Task brief: Every line of the records that holds the word "cols" should be copied.

Source data:

template <class N>
void build_pack_table_wide(const lush_mlp_params* p, PackTable& T, int& blocks) {
    constexpr int HW = N::HW, HV = N::HV, NL = N::NL, SK = N::SKIP, QR = 64;
    T.n = 0;
    blocks = 0;
    int dst = N::fwd4_base;
    auto add = [&](const float* src, int sr, int rows, int cols, int nrb, int kk) {
        PackJob& j = T.j[T.n++];
        j.src = src; j.sr = sr; j.sk = 1; j.rows = rows; j.cols = cols; j.nrb = nrb; j.kk = kk; j.perm = 1;
        j.dst_entry = dst; j.first_block = blocks;
        blocks += nrb * kk;
        dst += nrb * kk;
    };
    const int XV = PE_X_VALID, DV = PE_D_VALID;
    for (int q = 0; q < HW / QR; ++q) add(p->w[0] + (long long)q * QR * XV, XV, QR, XV, 2, N::KKX);
    for (int l = 1; l < NL; ++l) {
        const int ld = l == SK ? XV + HW : HW;
        for (int q = 0; q < HW / QR; ++q) {
            const float* w = p->w[l] + (long long)q * QR * ld;
            if (l == SK) {
                add(w, ld, QR, XV, 2, N::KKX);
                add(w + XV, ld, QR, HW, 2, N::KKH);
            } else {
                add(w, ld, QR, HW, 2, N::KKH);
            }
        }
    }
    for (int q = 0; q < HW / QR; ++q) add(p->w_feat + (long long)q * QR * HW, HW, QR, HW, 2, N::KKH);
    add(p->w_alpha, HW, 1, HW, 1, N::KKH);
    for (int q = 0; q < HV / QR; ++q) {
        const float* w = p->w_views + (long long)q * QR * (HW + DV);
        add(w + HW, HW + DV, QR, DV, 2, 4);
        add(w, HW + DV, QR, HW, 2, N::KKH);
    }
    add(p->w_rgb, HV, 3, HV, 1, N::KKV);
}

template <class N>
void build_pack_table_wide_bwd(const lush_mlp_params* p, PackTable& T, int& blocks) {
    constexpr int HW = N::HW, HV = N::HV, NL = N::NL, SK = N::SKIP, QR = 64;
    T.n = 0;
    blocks = 0;
    int dst = N::bwd4_base;
    auto add = [&](const float* src, int sk, int rows, int cols, int nrb, int kk) {
        PackJob& j = T.j[T.n++];
        j.src = src; j.sr = 1; j.sk = sk; j.rows = rows; j.cols = cols; j.nrb = nrb; j.kk = kk; j.perm = 1;
        j.dst_entry = dst; j.first_block = blocks;
        blocks += nrb * kk;
        dst += nrb * kk;
    };
    const int XV = PE_X_VALID, DV = PE_D_VALID;
    for (int q = 0; q < HW / QR; ++q) add(p->w_views + q * QR, HW + DV, QR, HV, 2, N::KKV);
    add(p->w_views + HW, HW + DV, DV, HV, 1, N::KKV);
    for (int q = 0; q < HW / QR; ++q) add(p->w_feat + q * QR, HW, QR, HW, 2, N::KKH);
    for (int l = NL - 1; l >= 1; --l) {
        const int ld = l == SK ? XV + HW : HW;
        for (int q = 0; q < HW / QR; ++q) add(p->w[l] + (l == SK ? XV : 0) + q * QR, ld, QR, HW, 2, N::KKH);
        if (l == SK) add(p->w[l], ld, XV, HW, 2, N::KKH);
    }
    add(p->w[0], XV, XV, HW, 2, N::KKH);
}
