template <class SIG>
static int llr_enqueue(adp_handle *h, SIG dsig, const int32_t *dlen, int n, int m, int minibatch, int flags,
                       adp_row *rows_dev, int rows_kind , int32_t *mb_status_dev, double *mb_params_dev,
                       int upto, const PhaseSync *ps)
{
    int rc = 0;
    const int n_mb = (n + minibatch - 1) / minibatch;
    h->last_n = n; h->last_nmb = n_mb;
    ALLOCCHK(h->mbs.ensure((size_t)n_mb * sizeof(MbState)) || h->ghist.ensure((size_t)n_mb * N1_BINS * 4) || h->gbelow.ensure((size_t)n_mb * 8) || h->gcnt.ensure((size_t)n_mb * 8 * N1_NCNT));
    rc = alloc_all(h, n, true);
    if (rc) return rc;
    hipStream_t st = h->stream;
#ifdef ADP_ABLATE
    sync_ablate(h);
#endif
    if (ps && ps->wait[0]) HIPCHK(hipStreamWaitEvent(st, ps->wait[0], 0));
    MbState *mbs = h->mbs.as<MbState>();
    HIPCHK(hipMemsetAsync(mbs, 0, (size_t)n_mb * sizeof(MbState), st));
    HIPCHK(hipMemsetAsync(h->ghist.p, 0, (size_t)n_mb * N1_BINS * 4, st));
    HIPCHK(hipMemsetAsync(h->gbelow.p, 0, (size_t)n_mb * 8, st));
    HIPCHK(hipMemsetAsync(h->gcnt.p, 0, (size_t)n_mb * 8 * N1_NCNT, st));
    const int T = h->T;
    bool sp_forked = false, sp_done = false;
    if (h->L <= 0) {
        hipLaunchKernelGGL(k_mb_set_status, dim3((n_mb + 255) / 256), dim3(256), 0, st, mbs, n_mb, ADP_MB_EMPTY_TRACE);
        if (ps) for (int k = 0; k < 2; k++) { if (k && ps->wait[k]) HIPCHK(hipStreamWaitEvent(st, ps->wait[k], 0)); if (ps->done[k]) HIPCHK(hipEventRecord(ps->done[k], st)); }
    } else {
        const int32_t *tails = (flags & ADP_TAILS_NAN) ? dlen : nullptr;
        rc = launch_n1(h, dsig, n, m, T, minibatch, n_mb, true, tails);
        if (rc) return rc;
        const bool sp_fused = upto >= 8 && (flags & ADP_WITH_START_PEAK) && h->layout == ADP_LAYOUT_MINIBATCH &&
                              h->cfg.sp_downscale_factor == h->ds && h->off % h->ds == 0 && T > h->off && env_int("ADP_SP_FUSED", 1) != 0;
        if (sp_fused) {
            ALLOCCHK(h->sphead.ensure((size_t)n * sizeof(SpHead)));
            Scope s(h, "k_sp_head");
            hipLaunchKernelGGL(k_sp_head<SIG>, dim3(n), dim3(64), (size_t)64 * h->cfg.sp_downscale_factor * 4, st, dsig, dlen, n, m, h->cfg, h->off, h->sphead.as<SpHead>());
        }
        if (upto >= 2 && sp_fused) {
            { Scope s(h, "k_norm_pool");
              auto kern = (h->ds == 10 && std::is_same<SIG, SigF32>::value && env_int("ADP_NP_PREFETCH", 1)) ? k_norm_pool<SIG, true, 5> : k_norm_pool<SIG, true, 0>;
              hipLaunchKernelGGL(kern, dim3(n), dim3(256), (size_t)NP_TILE * h->ds * 4, st, dsig, m, T, h->off, h->ds, h->L, h->Lp,
                                 minibatch, mbs, h->down.as<float>(), h->nvalid.as<int32_t>(), (const int64_t *)nullptr,
                                 dlen, (flags & ADP_TAILS_NAN) ? 1 : 0, h->sphead.as<SpHead>(), (float)h->cfg.open_pore_pa); }
            const int cov0 = h->off / h->ds, cov1 = cov0 + (T - h->off) / h->ds;
            Scope s(h, "k_sp_tail");
            hipLaunchKernelGGL(k_sp_tail<SIG>, dim3(n), dim3(64), (size_t)64 * h->cfg.sp_downscale_factor * 4, st, dsig, dlen, n, m, h->cfg, cov0, cov1,
                               (const SpHead *)h->sphead.as<SpHead>(), h->sp.as<SpOut>());
            sp_done = true;
        } else if (upto >= 2) {
            Scope s(h, "k_norm_pool");
            const int64_t *rng = nullptr;
            if (h->layout == ADP_LAYOUT_SINGLE_READ) {
                ALLOCCHK(h->rng0.ensure((size_t)n * 16));
                std::vector<int64_t> hr((size_t)2 * n);
                for (int i = 0; i < n; i++) { hr[2 * i] = 0; hr[2 * i + 1] = T; }
                HIPCHK(hipMemcpyAsync(h->rng0.p, hr.data(), (size_t)n * 16, hipMemcpyHostToDevice, st));
                HIPCHK(hipStreamSynchronize(st));
                rng = h->rng0.as<int64_t>();
            }
            auto kern = (h->ds == 10 && !rng && std::is_same<SIG, SigF32>::value && env_int("ADP_NP_PREFETCH", 1)) ? k_norm_pool<SIG, false, 5> : k_norm_pool<SIG, false, 0>;
            hipLaunchKernelGGL(kern, dim3(n), dim3(256), (size_t)NP_TILE * h->ds * 4, st, dsig, m, T, h->off, h->ds, h->L, h->Lp,
                               minibatch, mbs, h->down.as<float>(), h->nvalid.as<int32_t>(), rng,
                               dlen, (flags & ADP_TAILS_NAN) ? 1 : 0, (SpHead *)nullptr, 0.f);
        }
        if (upto >= 2)
            hipLaunchKernelGGL(k_check_empty, dim3((n + 255) / 256), dim3(256), 0, st, h->nvalid.as<int32_t>(), n, minibatch, mbs);
        if (ps && ps->done[0]) HIPCHK(hipEventRecord(ps->done[0], st));
        if (upto >= 8 && (flags & ADP_WITH_START_PEAK) && !sp_fused) {
            HIPCHK(hipEventRecord(h->ev_fork, st));
            HIPCHK(hipStreamWaitEvent(h->stream2, h->ev_fork, 0));
            { Scope s(h, "k_start_peak", h->stream2);
              hipLaunchKernelGGL(k_start_peak<SIG>, dim3(n), dim3(64), (size_t)64 * h->cfg.sp_downscale_factor * 4, h->stream2, dsig, dlen, n, m, h->cfg, h->sp.as<SpOut>()); }
            HIPCHK(hipEventRecord(h->ev_join, h->stream2));
            sp_forked = true;
        }
        if (ps && ps->wait[1]) HIPCHK(hipStreamWaitEvent(st, ps->wait[1], 0));
        if (upto >= 3) {
            Scope s(h, "k_cumsum");
            launch_cumsum(h, n);
        }
        if (upto >= 4) {
            Scope s(h, "k_gains<1>");
            hipLaunchKernelGGL(k_gains<1>, dim3((n + GAINS_WPB - 1) / GAINS_WPB), dim3(64 * GAINS_WPB), 0, st, h->down.as<float>(), h->nvalid.as<int32_t>(), h->Lp, h->nck,
                               h->ck.as<double2>(), h->tail.as<double2>(), h->adapter_idx.as<int32_t>(), minibatch, mbs,
                               h->trace.as<double>(), h->bmax.as<double>(), h->bmin.as<double>(), h->nsum, h->t1.as<int2>(), 0, h->pk.as<int32_t>(), h->npk.as<int32_t>(), h->Lp / 2 + 1, h->gstat.as<double>(), n, h->oh1, nullptr, gains_tile_fast());
        }
        if (upto >= 5) {
            Scope s(h, "k_adapter_peak");
            hipLaunchKernelGGL(k_adapter_peak, dim3(n), dim3(64), 0, st, h->trace.as<double>(), h->nvalid.as<int32_t>(), h->Lp,
                               h->bmax.as<double>(), h->bmin.as<double>(), h->nsum, h->t1.as<int2>(), minibatch, mbs,
                               h->cfg.adapter_peak_prominence, h->cfg.adapter_peak_rel_height,
                               h->cfg.adapter_peak_width / h->ds, h->adapter_idx.as<int32_t>(), h->gstat.as<double>());
        }
        double *pkvp = (env_int("ADP_PK_VALUES", 1) && h->pkv.cap >= (size_t)n * (h->Lp / 2 + 1) * 8) ? h->pkv.as<double>() : nullptr;
        int win = g2_window(upto);
        if (win > 0 && (win + 1 + TRACE_TILE - 1) / TRACE_TILE * TRACE_TILE >= h->L) win = 0;
        if (upto >= 6) {
            if (win > 0) HIPCHK(hipMemsetAsync(h->redo.p, 0, 4, st));
            Scope s(h, "k_gains<2>");
            launch_gains2(h, n, minibatch, pkvp, win, nullptr);
        }
        if (upto >= 7) {
            { Scope s(h, "k_polya_peak");
              launch_polya_peak(h, n, minibatch, pkvp, win > 0); }
            if (win > 0) {
                { Scope s(h, "k_gains<2> redo");
                  launch_gains2(h, n, minibatch, pkvp, 0, h->redo.as<int32_t>()); }
                { Scope s(h, "k_polya_peak redo");
                  launch_polya_peak(h, n, minibatch, pkvp, false, true); }
            }
        }
        if (ps && ps->done[1]) HIPCHK(hipEventRecord(ps->done[1], st));
    }
    if (upto >= 8) {
        if (ps && ps->wait[2]) HIPCHK(hipStreamWaitEvent(st, ps->wait[2], 0));
        if (h->L > 0)
            hipLaunchKernelGGL(k_llr_bounds, dim3((n + 255) / 256), dim3(256), 0, st, h->adapter_idx.as<int32_t>(),
                               h->polya_idx.as<int32_t>(), n, h->ds, h->pos_off, h->bounds.as<int64_t>(), h->topk_none.as<int8_t>(), h->layout == ADP_LAYOUT_SINGLE_READ ? 1 : 0);
        rc = launch_validate(h, dsig, dlen, n, m, 1, minibatch, true);
        if (rc) return rc;
        if (flags & ADP_WITH_START_PEAK) {
            if (sp_forked) HIPCHK(hipStreamWaitEvent(st, h->ev_join, 0));
            else if (!sp_done) {
                Scope s(h, "k_start_peak");
                hipLaunchKernelGGL(k_start_peak<SIG>, dim3(n), dim3(64), (size_t)64 * h->cfg.sp_downscale_factor * 4, st, dsig, dlen, n, m, h->cfg, h->sp.as<SpOut>());
            }
            hipLaunchKernelGGL(k_sp_decorate, dim3((n + 255) / 256), dim3(256), 0, st, h->sp.as<SpOut>(), h->rows.as<adp_row>(), n, 0,
                               (const int32_t *)nullptr);
        }
        if (rows_dev)
            HIPCHK(hipMemcpyAsync(rows_dev, h->rows.p, (size_t)n * sizeof(adp_row), (hipMemcpyKind)rows_kind, st));
    }
    if (mb_status_dev)
        hipLaunchKernelGGL(k_mb_status_out, dim3((n_mb + 255) / 256), dim3(256), 0, st, mbs, n_mb, mb_status_dev);
    if (mb_params_dev)
        hipLaunchKernelGGL(k_mb_params_out, dim3((n_mb + 255) / 256), dim3(256), 0, st, mbs, n_mb, mb_params_dev);
    if (ps && ps->done[2]) HIPCHK(hipEventRecord(ps->done[2], st));
    HIPCHK(hipGetLastError());
    return ADP_OK;
}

Task output:
    auto add = [&](const float* src, int sr, int rows, int cols, int nrb, int kk) {
        j.src = src; j.sr = sr; j.sk = 1; j.rows = rows; j.cols = cols; j.nrb = nrb; j.kk = kk; j.perm = 1;
    auto add = [&](const float* src, int sk, int rows, int cols, int nrb, int kk) {
        j.src = src; j.sr = 1; j.sk = sk; j.rows = rows; j.cols = cols; j.nrb = nrb; j.kk = kk; j.perm = 1;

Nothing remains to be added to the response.